I suppose it’s not a good sign when your copy of Good Housekeeping is stuck to the bathroom floor, covered in hair, toenail clippings, and dust bunnies, but by mid November I’d gotten so good at  cooking I figured God and Martha would cut me some slack on  the cleaning front.

Since completing the beef stew, I’d moved on to desserts, popping chocolate chip cookies, cheesecake, and crème brûlée out of the  oven like I was born with oven mitts on my hands.  Unfortunately, my dessert domination came to a fateful end the night before Thanksgiving when I attempted Martha Stewart’s  double-crusted apple pie. It had already been an intense week, what with a twenty-four-pound turkey to thaw, groceries to buy, centerpieces to assemble, and an apparently monumental decision to  make about whether or not to brine. (I’d reveal my final verdict,  but it appears this would turn 50 percent of  the population against me.) 

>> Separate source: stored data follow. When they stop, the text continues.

#ifdef TZK_CPU_SHIM
#include "cuda_cpu_shim.h"
#include "sm90_cpu_emu.h"
#include "sm90_wgmma_emu.h"
typedef void* tzk_stream_t;
#define TZK_REQUIRE(cond, ...) do { if (!(cond)) return 1; } while (0)
#define TZK_CHECK_LAUNCH(name) do {} while (0)
#else
#include <cuda.h>
#include "tzk_common.cuh"
#define TZK_DYN_SMEM(type, name) extern __shared__ __align__(1024) type name[]
#define TZK_UNPAREN(...) __VA_ARGS__
#define TZK_LAUNCH(kernel, grid, block, smem, stream, ...) TZK_UNPAREN kernel<<<grid, block, smem, stream>>>(__VA_ARGS__)
#endif

namespace {
#ifndef TZK_CPU_SHIM
#include "tzk_sm90_ptx.h"
#endif
#include "tzk_tma.h"
#include "tzk_wgmma.cuh"
namespace tzk_itc {
__device__ __forceinline__ uint32_t cvt_tf32(float x) { return tf32_bits(x); }
__device__ __forceinline__ void mma_tf32(float (&c)[4], const uint32_t (&a)[4], const uint32_t (&b)[2]) { ::mma_tf32(c, a, b); }
}
#include "tzk_interact_tc.cuh"

__device__ __forceinline__ float4 load_l2(const float* p) {
#ifdef TZK_CPU_SHIM
  return *reinterpret_cast<const float4*>(p);
#else
  return __ldcg(reinterpret_cast<const float4*>(p));
#endif
}

constexpr int FB_M = 64;
constexpr int FB_THREADS = 512;
constexpr int FB_WARPS = FB_THREADS / 32;
constexpr int FB_CHUNKS = (tzk_itc::kRow + 31) / 32;
constexpr int FB_PAIR_CHUNKS = tzk_itc::kInter / 32;
constexpr int FB_BOX = 32 * 128;
constexpr int FB_STAGE = 4 * FB_BOX;
constexpr int FB_STAGES = 3;
constexpr int FB_LDP = 360;
constexpr int FB_P_OFF = FB_STAGES * FB_STAGE;
constexpr int FB_S_OFF = FB_P_OFF + FB_M * FB_LDP * 4;
constexpr int FB_IJ_OFF = FB_S_OFF + FB_WARPS * 32 * tzk_itc::kSS * 4;
constexpr int FB_BAR_OFF = FB_IJ_OFF + tzk_itc::kInter * 2;
constexpr int FB_SMEM = FB_BAR_OFF + FB_STAGES * 8;

struct FbParams {
  const float* dz; int64_t ld_dz;
  const float* dense; int64_t ld_dense;
  const float* sparse; int64_t ld_sparse;
  float* d_dense; int64_t ld_ddense;
  float* d_sparse; int64_t ld_dsparse;
  int64_t M;
};

__global__ void __launch_bounds__(FB_THREADS, 1)
interact_wide_bwd_kernel(const __grid_constant__ CUtensorMap map_whi, const __grid_constant__ CUtensorMap map_wlo,
                         FbParams p) {
  TZK_DYN_SMEM(uint8_t, smem);
  float* P = reinterpret_cast<float*>(smem + FB_P_OFF);
  uint64_t* full = reinterpret_cast<uint64_t*>(smem + FB_BAR_OFF);
  const int warp = threadIdx.x >> 5, lane = threadIdx.x & 31, g = lane >> 2, t = lane & 3;
  const int64_t m0 = (int64_t)blockIdx.x * FB_M;

  if (threadIdx.x == 0) {
    for (int s = 0; s < FB_STAGES; ++s) mbar_init(full + s, 1);
    fence_mbarrier_init();
  }
  float* S = reinterpret_cast<float*>(smem + FB_S_OFF) + warp * (32 * tzk_itc::kSS);
  unsigned short* pair_ij = reinterpret_cast<unsigned short*>(smem + FB_IJ_OFF);
  tzk_itc::init_pair_ij(pair_ij);
  for (int i = lane; i < 32 * tzk_itc::kSS; i += 32) S[i] = 0.f;
  __syncthreads();
  auto col_chunk = [](int c) { return (c + FB_PAIR_CHUNKS) % FB_CHUNKS; };
  auto load = [&](int c) {
    uint8_t* sb = smem + (c % FB_STAGES) * FB_STAGE;
    uint64_t* bar = full + c % FB_STAGES;
    const int n0 = col_chunk(c) * 32;
    mbar_expect_tx(bar, FB_STAGE);
    tma_load_2d(sb, &map_whi, bar, 0, n0);
    tma_load_2d(sb + FB_BOX, &map_whi, bar, 32, n0);
    tma_load_2d(sb + 2 * FB_BOX, &map_wlo, bar, 0, n0);
    tma_load_2d(sb + 3 * FB_BOX, &map_wlo, bar, 32, n0);
  };
  if (threadIdx.x == 0)
    for (int c = 0; c < FB_STAGES; ++c) load(c);

  const int wm = warp & 3, wn = warp >> 2;
  const int r = wm * 16 + g;
  uint32_t ah[8][4], al[8][4];
#pragma unroll
  for (int kk = 0; kk < 8; ++kk) {
    const int k0 = kk * 8 + t, k1 = k0 + 4;
    const int64_t ra = m0 + r, rb = ra + 8;
    const float a[4] = {ra < p.M ? __ldg(p.dz + ra * p.ld_dz + k0) : 0.f, rb < p.M ? __ldg(p.dz + rb * p.ld_dz + k0) : 0.f,
                        ra < p.M ? __ldg(p.dz + ra * p.ld_dz + k1) : 0.f, rb < p.M ? __ldg(p.dz + rb * p.ld_dz + k1) : 0.f};
#pragma unroll
    for (int i = 0; i < 4; ++i) {
      ah[kk][i] = tf32_bits(a[i]);
      al[kk][i] = tf32_bits(a[i] - __uint_as_float(ah[kk][i]));
    }
  }
  const int n = wn * 8 + g;
  for (int c = 0; c < FB_CHUNKS; ++c) {
    const int s = c % FB_STAGES;
    mbar_wait(full + s, (uint32_t)(c / FB_STAGES) & 1u);
    const uint32_t* whi = reinterpret_cast<const uint32_t*>(smem + s * FB_STAGE);
    const uint32_t* wlo = whi + 2 * FB_BOX / 4;
    float acc[4] = {0.f, 0.f, 0.f, 0.f};
#pragma unroll
    for (int kk = 0; kk < 8; ++kk) {
      const uint32_t* bh_box = whi + (kk >> 2) * (FB_BOX / 4);
      const uint32_t* bl_box = wlo + (kk >> 2) * (FB_BOX / 4);
      const int k0 = (kk & 3) * 8 + t, k1 = k0 + 4;
      const uint32_t bh[2] = {bh_box[swz(n, k0)], bh_box[swz(n, k1)]};
      const uint32_t bl[2] = {bl_box[swz(n, k0)], bl_box[swz(n, k1)]};
      float part[4] = {0.f, 0.f, 0.f, 0.f};
      mma_tf32(part, al[kk], bh);
      mma_tf32(part, ah[kk], bl);
      mma_tf32(part, ah[kk], bh);
#pragma unroll
      for (int q = 0; q < 4; ++q) acc[q] += part[q];
    }
    const int col = col_chunk(c) * 32 + wn * 8 + 2 * t;
    if (col < tzk_itc::kInter) {
      *reinterpret_cast<float2*>(P + r * FB_LDP + col) = make_float2(acc[0], acc[1]);
      *reinterpret_cast<float2*>(P + (r + 8) * FB_LDP + col) = make_float2(acc[2], acc[3]);
    } else if (col < tzk_itc::kRow) {
      const int e = col - tzk_itc::kInter;
#pragma unroll
      for (int h = 0; h < 2; ++h) {
        const int64_t row = m0 + r + 8 * h;
        if (row >= p.M) continue;
        float* dst = e < tzk_itc::kD ? p.d_dense + row * p.ld_ddense + e : p.d_sparse + row * p.ld_dsparse + (e - tzk_itc::kD);
        *reinterpret_cast<float2*>(dst) = make_float2(acc[2 * h], acc[2 * h + 1]);
      }
    }
    __syncthreads();
    if (threadIdx.x == 0 && c + FB_STAGES < FB_CHUNKS) load(c + FB_STAGES);
  }

  for (int i = warp; i < FB_M; i += FB_WARPS) {
    const int64_t b = m0 + i;
    if (b >= p.M) break;
    float* dd = p.d_dense + b * p.ld_ddense;
    float* ds = p.d_sparse + b * p.ld_dsparse;
    float4 pass[4];
#pragma unroll
    for (int q = 0; q < 4; ++q) {
      const int row = g + 8 * q;
      pass[q] = row == 0 ? load_l2(dd + 4 * t)
              : row < tzk_itc::kN ? load_l2(ds + (row - 1) * tzk_itc::kD + 4 * t)
              : make_float4(0.f, 0.f, 0.f, 0.f);
    }
    tzk_itc::bwd_sample(P + i * FB_LDP, p.dense + b * p.ld_dense, p.sparse + b * p.ld_sparse, pass, pair_ij, S, dd, ds,
                        lane);
  }
}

Now with less than eight hours before my alarm was set  to go off the next morning, I found myself  on the kitchen floor, crying and cursing and  shaking flecks of pâte brisée (French for “pie  crust”) out of my hair. (Going into this project, I was determined  to avoid the whole crumple-to-the-kitchenfloor-in-a-heap-of-sobs bit, as it’s getting  a tad cliché, don’t you think? So I feel it’s  important to note that I didn’t crumple to the kitchen floor in a  heap of sobs; I just happened to be sitting on the kitchen floor when I started to cry.)

The evening had gone so well up to that point. My friend Carrie,  who would be joining us for Thanksgiving dinner, let me borrow her apple peeler—an industrious little contraption that made me  feel like Laura Ingalls Wilder as I cranked the iron lever to neatly  core, cut, and peel ten Granny Smiths, their cool juices spraying all  over my arms like sawdust from a circular. The peels came out in  sweet-smelling coils that I munched on as I read Martha’s instructions for preparing the pâte brisée.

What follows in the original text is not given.